Così, ieri facevamo i cartoni, cioè imballavamo le masserizie che accompagnano i nostri lunedì ludici: qualche gioco in scatola, televisore, schermo, Playstation, manuali e schede di Dungeons and Dragons, miniature dipinte. E proprio queste ultime, in bella mostra a centinaia in una teca, hanno richiesto per l’imballaggio, in eleganti fasciature di carta igienica, più di un’ora di lavoro dei tre più attivi di noi. Tre strappi per avvolgere un drago, due per un mago, uno solo per un goblin.

Mentre si fasciavano miniature, ai ragazzi piaceva ricordare l’episodio della precedente sessione di ritrovo, quindici giorni prima, quando, per mancanza del numero legale di giocatori, la partita di Dungeons and Dragons non si è tenuta. Eravamo in cinque, un paio parlottavano, Barabba più un socio a turno si facevano umiliare col calcio dalla Playstation; io, non sapendo bene cosa fare, mi sono dedicato a inserire le miniature, che giacevano in maggior parte imballate in un cartone dall’ultimo trasloco di club, nella teca.
Chiaccherando e cazzeggiando, ci ho messo quasi due ore a sistemarle. Me ne mancavano quattro e avrei finito.
E’ stato a questo punto che Barabba si è voltato e, bello bello, ci ha comunicato: “ah, ragazzi, ve l’ho detto che dobbiamo sbaraccare? Qua si chiude.”

Io credo di avere, a quel punto, semplicemente espresso a Barabba il mio disappunto sul tempismo delle sue comunicazioni.
Tuttavia, secondo Janni, pare io abbia accostato divinità ed animali da cortile, e a volume sostenuto.
Secondo Andrea The Tab, invece, ho assunto l’espressione omicida di Telespalla Bob, quando, col labbro che trema per la rabbia, guarda Bart Simpson rovinargli ancora una volta i piani criminali.
Invece Sigarone Mauro, che due lunedì fa era uno di quelli assenti, ha giurato che da casa sua, guardando il cielo notturno in direzione del club, ha visto chiaramente i fulmini e la luce livida di Mordor, come nel Signore degli Anelli, addensarsi su Monza.

In ogni caso mi sono vendicato: Barabba, per i prossimi quindici giorni che lo separano dal trasloco, avrà a disposizione quei  due-tre strappi di carta igienica che gli ho lasciato; di più, non meritava.

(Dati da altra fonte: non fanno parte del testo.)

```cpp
#define RF_BORDER_CONSTANT 0
#define RF_BORDER_REPLICATE 1
#define RF_BORDER_REFLECT 2
#define RF_BORDER_WRAP 3
#define RF_BORDER_REFLECT_101 4
#define RF_BORDER_DEFAULT RF_BORDER_REFLECT_101

#define RF_JBF_TRUE_DIVISION 1
#define RF_JBF_FORCE_GENERIC 2
#define RF_JBF_GREY_AS_BGR 4

int rf_version(void);
const char *rf_last_error(void);
int rf_shutdown(void);

int rf_jbf_u8(const uint8_t *joint, const uint8_t *src, uint8_t *dst, int n, int h, int w,
              int joint_cn, int src_cn, int d, double sigma_color, double sigma_space, int border,
              int flags, void *stream);

size_t rf_jbf_ragged_workspace_bytes(int n, const int *heights, const int *widths, int joint_cn,
                                     int src_cn, int d, double sigma_space, int flags);
int rf_jbf_ragged_u8(const uint8_t *joint, const uint8_t *src, uint8_t *dst, int n,
                     const int *heights, const int *widths, int joint_cn, int src_cn, int d,
                     double sigma_color, double sigma_space, int border, int flags, void *workspace,
                     size_t workspace_bytes, void *stream);

size_t rf_gf_workspace_bytes(int n, int h, int w, int guide_cn, int src_cn, int radius);
int rf_gf_u8(const uint8_t *guide, const uint8_t *src, uint8_t *dst, int n, int h, int w,
             int guide_cn, int src_cn, int radius, double eps, int iterations, void *workspace,
// ... 104 lines not shown
```

include/reflectance_filtering_debug.h:

```cpp
#ifndef REFLECTANCE_FILTERING_DEBUG_H
#define REFLECTANCE_FILTERING_DEBUG_H

#ifdef __cplusplus
extern "C" {
#endif

int rf_debug_option(const char *name, int value);

int rf_debug_clock_probe(unsigned long long *out2, int micros, void *stream);

const char *rf_debug_build_info(void);

int rf_debug_jbf_points_plan(int n_params, const double *sigma_space, int d, int joint_cn, int flags,
                             int total_points, int *out, int max_chunks);

int rf_debug_jbf_ragged_plan(int n, const int *heights, const int *widths, int joint_cn, int src_cn,
                             int d, double sigma_color, double sigma_space, int flags, int *out,
                             int cap);

int rf_debug_jbf_ragged_slab_plan(int n, const int *heights, const int *widths, int joint_cn,
                                  int src_cn, int d, double sigma_color, double sigma_space, int flags,
                                  int *out, int cap);

int rf_debug_colorize_ragged_plan(int n, const int *heights, const int *widths, int *out, int cap);

int rf_debug_gf_ragged_plan(int n, const int *heights, const int *widths, int guide_cn, int src_cn,
                            int radius, int flags, int *out, int cap);

int rf_debug_png_plan(int n, const int *heights, const int *widths, int cn_in, int flags, int *out,
                      int cap);

#ifdef __cplusplus
}
#endif
#endif
```

reflectance_filtering_amd/_ffi.py:

```python
import ctypes
import os
import threading

_HERE = os.path.dirname(os.path.abspath(__file__))
LIB_PATH = os.path.join(_HERE, "librf_hip.so")

RF_OK, RF_E_BADARG, RF_E_UNSUPPORTED, RF_E_WORKSPACE, RF_E_HIP = 0, -1, -2, -3, -4
BORDER_CONSTANT, BORDER_REPLICATE, BORDER_REFLECT, BORDER_WRAP, BORDER_REFLECT_101 = range(5)
BORDER_DEFAULT = BORDER_REFLECT_101
JBF_TRUE_DIVISION = 1
JBF_FORCE_GENERIC = 2
JBF_GREY_AS_BGR = 4
GF_GREY_AS_BGR = 1
PNG_GREY_AS_RGB = 1
PNG_FLAG_GREY, PNG_FLAG_BAD_FILTER = 1, 2
CNN_NPARAMS = 4513
CNN_NPACKED = 4673
CNN_NCHW_RGB, CNN_NHWC_BGR = 0, 1
CNN_LAYOUTS = {"nchw_rgb": CNN_NCHW_RGB, "nhwc_bgr": CNN_NHWC_BGR}

EXPORTS = ("rf_version", "rf_last_error", "rf_shutdown", "rf_jbf_u8", "rf_gf_workspace_bytes",
           "rf_gf_u8", "rf_gf_ex_u8", "rf_cnn_reflectance_u8", "rf_cnn_pack_weights",
           "rf_cnn_reflectance_packed_u8", "rf_colorize_workspace_bytes",
           "rf_colorize_srgb_u8", "rf_whdr_f32", "rf_jbf_f32_workspace_bytes", "rf_jbf_f32",
           "rf_gf_f32_workspace_bytes", "rf_gf_f32", "rf_jbf_points_workspace_bytes",
           "rf_jbf_points_u8", "rf_jbf_points_ragged_workspace_bytes", "rf_jbf_points_ragged_u8",
           "rf_whdr_points_u8", "rf_jbf_ragged_workspace_bytes", "rf_jbf_ragged_u8",
           "rf_colorize_ragged_workspace_bytes", "rf_colorize_ragged_srgb_u8",
           "rf_gf_ragged_workspace_bytes", "rf_gf_ragged_u8", "rf_png_stream_bound",
           "rf_png_workspace_bytes", "rf_png_deflate_ragged_u8",
           "rf_png_unfilter_workspace_bytes", "rf_png_unfilter_ragged_u8",
           "rf_colorize_ragged_r8_srgb_u8", "rf_cnn_reflectance_f32",
           "rf_cnn_reflectance_packed_f32")

DEBUG_EXPORTS = ("rf_debug_option", "rf_debug_clock_probe", "rf_debug_build_info",
                 "rf_debug_jbf_points_plan", "rf_debug_jbf_ragged_plan",
                 "rf_debug_jbf_ragged_slab_plan", "rf_debug_colorize_ragged_plan",
                 "rf_debug_gf_ragged_plan", "rf_debug_png_plan")
RESULT_CHANGING_OPTIONS = ("jbf_stage_only", "gf_exp_skip")

_lib = None
_lock = threading.Lock()


class RFError(RuntimeError):
    """A librf_hip.so entry point returned a negative code."""


def load_library():
    global _lib
    with _lock:
        if _lib is not None:
            return _lib
        import torch
        if not os.path.exists(LIB_PATH):
            raise RFError("%s not found: build it with `python -c 'import __graft_entry__ as g; "
                          "g.build()'` or `make -C reflectance_filtering_amd/csrc` "
                          "(there is no CPU fallback)" % LIB_PATH)
        lib = ctypes.CDLL(LIB_PATH)
        vp, ci, cd, sz = ctypes.c_void_p, ctypes.c_int, ctypes.c_double, ctypes.c_size_t
        lib.rf_version.argtypes = []
        lib.rf_version.restype = ci
        lib.rf_last_error.argtypes = []
        lib.rf_last_error.restype = ctypes.c_char_p
        lib.rf_shutdown.argtypes = []
        lib.rf_shutdown.restype = ci
        lib.rf_jbf_u8.argtypes = [vp, vp, vp, ci, ci, ci, ci, ci, ci, cd, cd, ci, ci, vp]
        lib.rf_jbf_u8.restype = ci
        lib.rf_gf_workspace_bytes.argtypes = [ci, ci, ci, ci, ci, ci]
        lib.rf_gf_workspace_bytes.restype = sz
        lib.rf_gf_u8.argtypes = [vp, vp, vp, ci, ci, ci, ci, ci, ci, cd, ci, vp, sz, vp]
        lib.rf_gf_u8.restype = ci
        lib.rf_gf_ex_u8.argtypes = [vp, vp, vp, ci, ci, ci, ci, ci, ci, cd, ci, ci, vp, sz, vp]
        lib.rf_gf_ex_u8.restype = ci
        lib.rf_gf_ragged_workspace_bytes.argtypes = [ci, vp, vp, ci, ci, ci, ci]
        lib.rf_gf_ragged_workspace_bytes.restype = sz
        lib.rf_gf_ragged_u8.argtypes = [vp, vp, vp, ci, vp, vp, ci, ci, ci, cd, ci, ci, vp, sz, vp]
        lib.rf_gf_ragged_u8.restype = ci
        lib.rf_cnn_reflectance_u8.argtypes = [vp, vp, vp, ci, ci, ci, vp, vp, vp]
        lib.rf_cnn_reflectance_u8.restype = ci
        lib.rf_cnn_pack_weights.argtypes = [vp, vp, vp]
# ... 55 lines not shown
        lib.rf_png_unfilter_ragged_u8.restype = ci
        lib.rf_debug_png_plan.argtypes = [ci, vp, vp, ci, ci, vp, ci]
        lib.rf_debug_png_plan.restype = ci
        lib.rf_debug_option.argtypes = [ctypes.c_char_p, ci]
        lib.rf_debug_option.restype = ci
        lib.rf_debug_clock_probe.argtypes = [vp, ci, vp]
        lib.rf_debug_clock_probe.restype = ci
        lib.rf_debug_build_info.argtypes = []
        lib.rf_debug_build_info.restype = ctypes.c_char_p
        lib.rf_debug_jbf_points_plan.argtypes = [ci, vp, ci, ci, ci, ci, vp, ci]
        lib.rf_debug_jbf_points_plan.restype = ci
        lib.rf_debug_jbf_ragged_plan.argtypes = [ci, vp, vp, ci, ci, ci, cd, cd, ci, vp, ci]
        lib.rf_debug_jbf_ragged_plan.restype = ci
        lib.rf_debug_jbf_ragged_slab_plan.argtypes = [ci, vp, vp, ci, ci, ci, cd, cd, ci, vp, ci]
        lib.rf_debug_jbf_ragged_slab_plan.restype = ci
        lib.rf_debug_colorize_ragged_plan.argtypes = [ci, vp, vp, vp, ci]
        lib.rf_debug_colorize_ragged_plan.restype = ci
        lib.rf_debug_gf_ragged_plan.argtypes = [ci, vp, vp, ci, ci, ci, ci, vp, ci]
        lib.rf_debug_gf_ragged_plan.restype = ci
        import sys
        for item in filter(None, os.environ.get("RF_DEBUG_OPTIONS", "").split(",")):
            name, _, value = item.partition("=")
            name = name.strip()
            try:
                number = int(value or 1)
            except ValueError:
                raise RFError("RF_DEBUG_OPTIONS: %r is not an integer (option %r)" % (value, name))
            if lib.rf_debug_option(name.encode(), number) < 0:
                raise RFError("RF_DEBUG_OPTIONS: unknown debug option %r" % name)
            if name in RESULT_CHANGING_OPTIONS and number:
# ... 82 lines not shown
    hs = np.ascontiguousarray(sizes[:, 0], dtype=np.int32)
    ws = np.ascontiguousarray(sizes[:, 1], dtype=np.int32)
    out = np.zeros(7, dtype=np.int32)
    args = (sizes.shape[0], hs.ctypes.data, ws.ctypes.data, int(joint_cn), int(src_cn), int(d),
            float(sigma_color), float(sigma_space), int(flags), out.ctypes.data, 1)
    rc = lib.rf_debug_jbf_ragged_slab_plan(*args)
    if rc == -1:
        if sizes.shape[0] == 0 or lib.rf_jbf_ragged_workspace_bytes(*(args[:6] + (args[7], args[8]))) > 0:
            return None
        lib.rf_debug_jbf_ragged_slab_plan(*args)
    if rc < 0:
        check(rc, "rf_debug_jbf_ragged_slab_plan")
    return tuple(int(v) for v in out)
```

Una proposta per farla finita.

Sono incazzato, umiliato, stanco.
Mi è difficile scherzare su quanto è successo ieri: a firma di Gasparri e di un’altra marionetta di cui non mi do la pena neppure di cercare di ricordare il nome (la faccia il padrone del servo, questa fatica) un disegno di legge è stato presentato in Parlamento.
"Processo breve", hanno definito questa farsesca disposizione, così chiaramente ad personam che neppure ci si da la briga di fingere che non riguardi i processi di Silvio B. Lo dicono chiaramente gli esponenti del PdL, lo dicono i giornali di casa Berlusconi.

La farsa sta nella logica:
"I processi in Italia durano troppo."
"Giusto, li sveltiamo?"
"No, li chiudiamo."

Ma di grave, così grave da avere a che fare con una criminale responsabilità più che con la farsa, ci sono le conseguenze di questo disegno di legge.
Se volete fare un’escursione fra i processi che finiranno al macero, potete leggerli qui. Se volete un rapido e tutt’altro che esaustivo elenco dei più clamorosi, vi cito i casi di Parmalat, Cirio, Antonveneta, Enelpower, Thyssen, Eternit, clinica Santa Rita e lo scandalo rifiuti della Regione Campania. Più tutti gli altri casi di truffa, corruzione, lesioni che, pur non essendo balzati agli onori delle cronache, prevedono vittime -comuni cittadini- che non saranno risarcite, anzi saranno beffate da una prescrizione incomprensibile.

Inoltre -si fa notare sul Corriere- non più tardi dell’anno scorso, questo stesso governo emanò un decreto per cui avrebbero avuto una corsia preferenziale fra i processi quelli a carico dei recidivi, considerati socialmente più pericolosi.
Ora, col pericolo di vedere prescrivere i processi a carico degli incensurati, si darà la precedenza a quelli, lasciando ingiudicati più a lungo i recidivi.
L’ennesimo capolavoro di logica, coerenza, serietà.

Una battuta, scusatemi, ma oggi proprio non mi viene.
E allora riprendo la proposta che -provocatoriamente- fece anni fa l’allora deputato Nando Dalla Chiesa, offrendosi di presentare una proposta di legge che garantisse a Berlusconi una totale immunità da qualsiasi cosa, così, come individuo, a patto che la smettesse di sfasciare la giustizia per farsi i cazzi suoi, e scusate il francesismo.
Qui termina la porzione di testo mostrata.